§ WHAT THE TASK ASKS
Report the count of lines holding "path" in the records, with no other words.

Stored data entries:
━━━━━━━━

# tanhuajie/Pytorch-RT1-for-Distributed-Training

Measured on AMD Instinct MI355X. Metric: train samples/sec (whole node), RT-1 Language-Table, 1/2/4/8 MI355X, higher is better.
Workload: dtype bf16; 1 GPU; model=RT-1 (FiLM-EfficientNet-B3 + TokenLearner-8 + 8-layer transformer, 35.3M params), global_batch=128, batch_per_gpu=128, seq_len=6, parallelism=dp1, backend=hip, hipgraph=True, step=graph, graph_segments=1, tuned_library_gemms=True, full=False

## Files before the change

pytorch_rt1_for_distributed_training_amd/csrc/bindings.cpp:

```cpp
#include <algorithm>
#include <cmath>
#include <cstdlib>

#include <torch/extension.h>
#include <c10/hip/HIPStream.h>
#include <hip/hip_runtime.h>

#include "rt1_kernels.h"

namespace {

hipStream_t cur_stream() { return c10::hip::getCurrentHIPStream().stream(); }

bool sync_check() {
    static const bool on = [] {
        const char* e = std::getenv("RT1_SYNC_CHECK");
        return e != nullptr && *e != '\0' && *e != '0';
    }();
    return on;
}

void check_launch(int err, const char* what) {
    TORCH_CHECK(err == 0, what, ": HIP launch failed: ", hipGetErrorString((hipError_t)err));
    if (sync_check()) {
// ... 777 lines not shown
    } else {
        check_launch(rt1_dw_bwd_fused(bp(dA), y2p, gate.data_ptr<float>(), rb.data_ptr<float>(), sc2.data_ptr<float>(),
                                      sh2.data_ptr<float>(), mu2.data_ptr<float>(), rs2.data_ptr<float>(),
                                      g2.data_ptr<float>(), mdz2.data_ptr<float>(), mdzx2.data_ptr<float>(),
                                      w.data_ptr<float>(), nullptr, nullptr, sc1.data_ptr<float>(), sh1.data_ptr<float>(),
                                      1, mu1.data_ptr<float>(), rs1.data_ptr<float>(), N, H, W, C, (int)k, gx, bp(dx),
                                      pa.data_ptr<float>(), pb.data_ptr<float>(), part.data_ptr<float>(), cur_stream(), 1,
                                      zout ? 1 : 0, bp(x), bp(we), cin),
                     "dw_bwd_fused_x");
    }
    return {dx, sum0(part).view({C, k * k}), pa, pb};
}

std::vector<at::Tensor> gemm(at::Tensor A, at::Tensor B, bool nn, OptT bias, OptT scale, OptT shift, OptT gate,
                             int64_t hw, bool out_f32, bool stats, int64_t cfg, bool store_a) {
    check_bf(A, "A"); check_bf(B, "B");
    TORCH_CHECK(A.dim() == 2 && B.dim() == 2, "gemm: 2-D operands");
    const int64_t M = A.size(0), K = A.size(1);
    const int64_t N = nn ? B.size(1) : B.size(0);
    TORCH_CHECK((nn ? B.size(0) : B.size(1)) == K, "gemm: inner dimensions differ");
    TORCH_CHECK(M > 0 && N % 8 == 0 && K % 8 == 0 && N > 0 && K > 0, "gemm: N and K must be multiples of 8");
    TORCH_CHECK(M < ((int64_t)1 << 31) && N * K < ((int64_t)1 << 31), "gemm: too large");
    TORCH_CHECK(reinterpret_cast<uintptr_t>(A.data_ptr()) % 16 == 0 && reinterpret_cast<uintptr_t>(B.data_ptr()) % 16 == 0,
                "gemm: operands must be 16-byte aligned");
    check_opt_f(bias, "bias", N);
    const bool pro = scale.has_value() && scale->defined();
    if (pro) {
        check_f(*scale, "scale", K); check_f(*shift, "shift", K);
        TORCH_CHECK(hw > 0 && M % hw == 0, "gemm: hw must divide M");
        check_f(*gate, "gate", (M / hw) * K);
        TORCH_CHECK(!out_f32, "gemm: the prologue path writes bf16");
    }
    TORCH_CHECK(!(stats && out_f32), "gemm: statistics describe a bf16 output");
    TORCH_CHECK(!store_a || pro, "gemm: store_a stores the prologue's rebuilt operand");
    auto C = at::empty({M, N}, A.options().dtype(out_f32 ? at::kFloat : at::kBFloat16));
    at::Tensor aout;
    if (store_a) aout = at::empty_like(A);
    at::Tensor ps, pq;
    if (stats) {
        const int tm = rt1_gemm_tiles_m((int)M, (int)N, (int)K, (int)cfg);
        ps = at::empty({tm, N}, f32(A));
        pq = at::empty({tm, N}, f32(A));
    }
    check_launch(rt1_gemm(bp(A), bp(B), C.data_ptr(), (int)M, (int)N, (int)K, nn ? 1 : 0, fpo(bias), fpo(scale),
                          fpo(shift), fpo(gate), (int)hw, out_f32 ? 1 : 0, stats ? ps.data_ptr<float>() : nullptr,
                          stats ? pq.data_ptr<float>() : nullptr, (int)cfg, store_a ? bp(aout) : nullptr,
                          cur_stream()), "gemm");
    std::vector<at::Tensor> out{C};
    if (stats) { out.push_back(ps); out.push_back(pq); }
    if (store_a) out.push_back(aout);
    return out;
}

at::Tensor film_fwd(at::Tensor xe, int64_t K, at::Tensor w, at::Tensor bias, at::Tensor cmap, int64_t total,
                    int64_t cfg) {
    check_bf(xe, "xe"); check_bf(w, "w");
    TORCH_CHECK(xe.dim() == 2 && w.dim() == 2 && w.size(1) == K && K <= xe.size(1), "film_fwd: xe [M, >= K], w [N, K]");
    const int64_t M = xe.size(0), N = w.size(0);
    TORCH_CHECK(M > 0 && N % 8 == 0 && K % 8 == 0 && xe.size(1) % 8 == 0, "film_fwd: N, K, lda multiples of 8");
    check_f(bias, "bias", N);
    TORCH_CHECK(cmap.is_cuda() && cmap.is_contiguous() && cmap.scalar_type() == at::kInt && cmap.numel() == N,
                "film_fwd: cmap must be an int32 [N / 4, 4] GPU tensor");
    TORCH_CHECK(total == M * N, "film_fwd: total must be M * N");
    auto out = at::empty({total}, f32(xe));
    check_launch(rt1_gemm_cmap(bp(xe), (int)xe.size(1), bp(w), out.data_ptr<float>(), (int)M, (int)N, (int)K,
                               bias.data_ptr<float>(), cmap.data_ptr<int>(), (int)cfg, cur_stream()), "film_fwd");
    return out;
}

std::vector<at::Tensor> film_wgrad(at::Tensor dflat, at::Tensor cmap, at::Tensor xe, int64_t K, int64_t splits,
                                   int64_t tile) {
    check_bf(xe, "xe");
    TORCH_CHECK(xe.dim() == 2 && K <= xe.size(1), "film_wgrad: xe [M, >= K]");
    const int64_t M = xe.size(0), N = cmap.numel();
    check_f(dflat, "dflat", M * N);
    TORCH_CHECK(cmap.is_cuda() && cmap.is_contiguous() && cmap.scalar_type() == at::kInt && N % 8 == 0 && K % 8 == 0,
                "film_wgrad: cmap int32 [N / 4, 4], N and K multiples of 8");
    auto a = xe.size(1) == K ? xe : xe.narrow(1, 0, K).contiguous();
    const int s = (int)std::max<int64_t>(1, std::min<int64_t>(splits, (M + 63) / 64));
    auto part = at::empty({s, N, K}, f32(xe));
    auto dbp = at::empty({s, N}, f32(xe));
    check_launch(rt1_wgrad_dymap(dflat.data_ptr<float>(), cmap.data_ptr<int>(), bp(a), M, (int)N, (int)K, s,
                                 part.data_ptr<float>(), dbp.data_ptr<float>(), (int)tile, cur_stream()),
                 "film_wgrad");
    if (s == 1) return {part[0], dbp[0]};
    return {sum0(part), sum0(dbp)};
}

std::vector<at::Tensor> gemm256(at::Tensor A, at::Tensor B, bool nn, OptT bias, OptT scale, OptT shift, OptT gate,
                                int64_t hw, bool stats, bool store_a, int64_t bn) {
    check_bf(A, "A"); check_bf(B, "B");
    TORCH_CHECK(A.dim() == 2 && B.dim() == 2, "gemm256: 2-D operands");
    const int64_t M = A.size(0), K = A.size(1);
    const int64_t N = nn ? B.size(1) : B.size(0);
    TORCH_CHECK((nn ? B.size(0) : B.size(1)) == K, "gemm256: inner dimensions differ");
    TORCH_CHECK(M > 0 && N > 0 && K > 0 && N % 8 == 0 && K % 8 == 0, "gemm256: N and K must be multiples of 8");
    TORCH_CHECK(M < ((int64_t)1 << 31) && M * K < ((int64_t)1 << 40), "gemm256: too large");
    TORCH_CHECK(reinterpret_cast<uintptr_t>(A.data_ptr()) % 16 == 0 && reinterpret_cast<uintptr_t>(B.data_ptr()) % 16 == 0,
                "gemm256: operands must be 16-byte aligned");
    TORCH_CHECK(bn == 128 || bn == 256, "gemm256: bn must be 128 or 256");
    check_opt_f(bias, "bias", N);
    const bool pro = scale.has_value() && scale->defined();
    if (pro) {
        TORCH_CHECK(!nn, "gemm256: the operand prologue is an NT path");
        check_f(*scale, "scale", K); check_f(*shift, "shift", K);
        TORCH_CHECK(hw > 0 && M % hw == 0, "gemm256: hw must divide M");
// ... 570 lines not shown
                           ln ? rs.data_ptr<float>() : nullptr, cur_stream()), "resid");
    if (ln) return {out, xn, mu, rs};
    return {out};
}

std::vector<at::Tensor> tf_drop_bwd(at::Tensor dout, double p, int64_t seed, OptT seed_dev) {
    check_rows512(dout, "dout", at::kFloat);
    const int T = (int)dout.size(0);
    const int grid = rt1_tf_grid(T);
    auto dh = at::empty({T, 512}, dout.options().dtype(at::kBFloat16));
    auto part = at::empty({grid, 512}, dout.options());
    check_launch(rt1_drop_bwd(dout.data_ptr<float>(), T, (float)p, (uint32_t)seed, seed_ptr(seed_dev), bp(dh),
                              part.data_ptr<float>(), grid,
                              cur_stream()), "drop_bwd");
    return {dh, sum0(part)};
}


namespace rt1comm {
void register_comm(py::module_& m);
}
namespace rt1head {
void register_head(py::module_& m);
}
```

━━━━━━━━

§ RESPONSE
2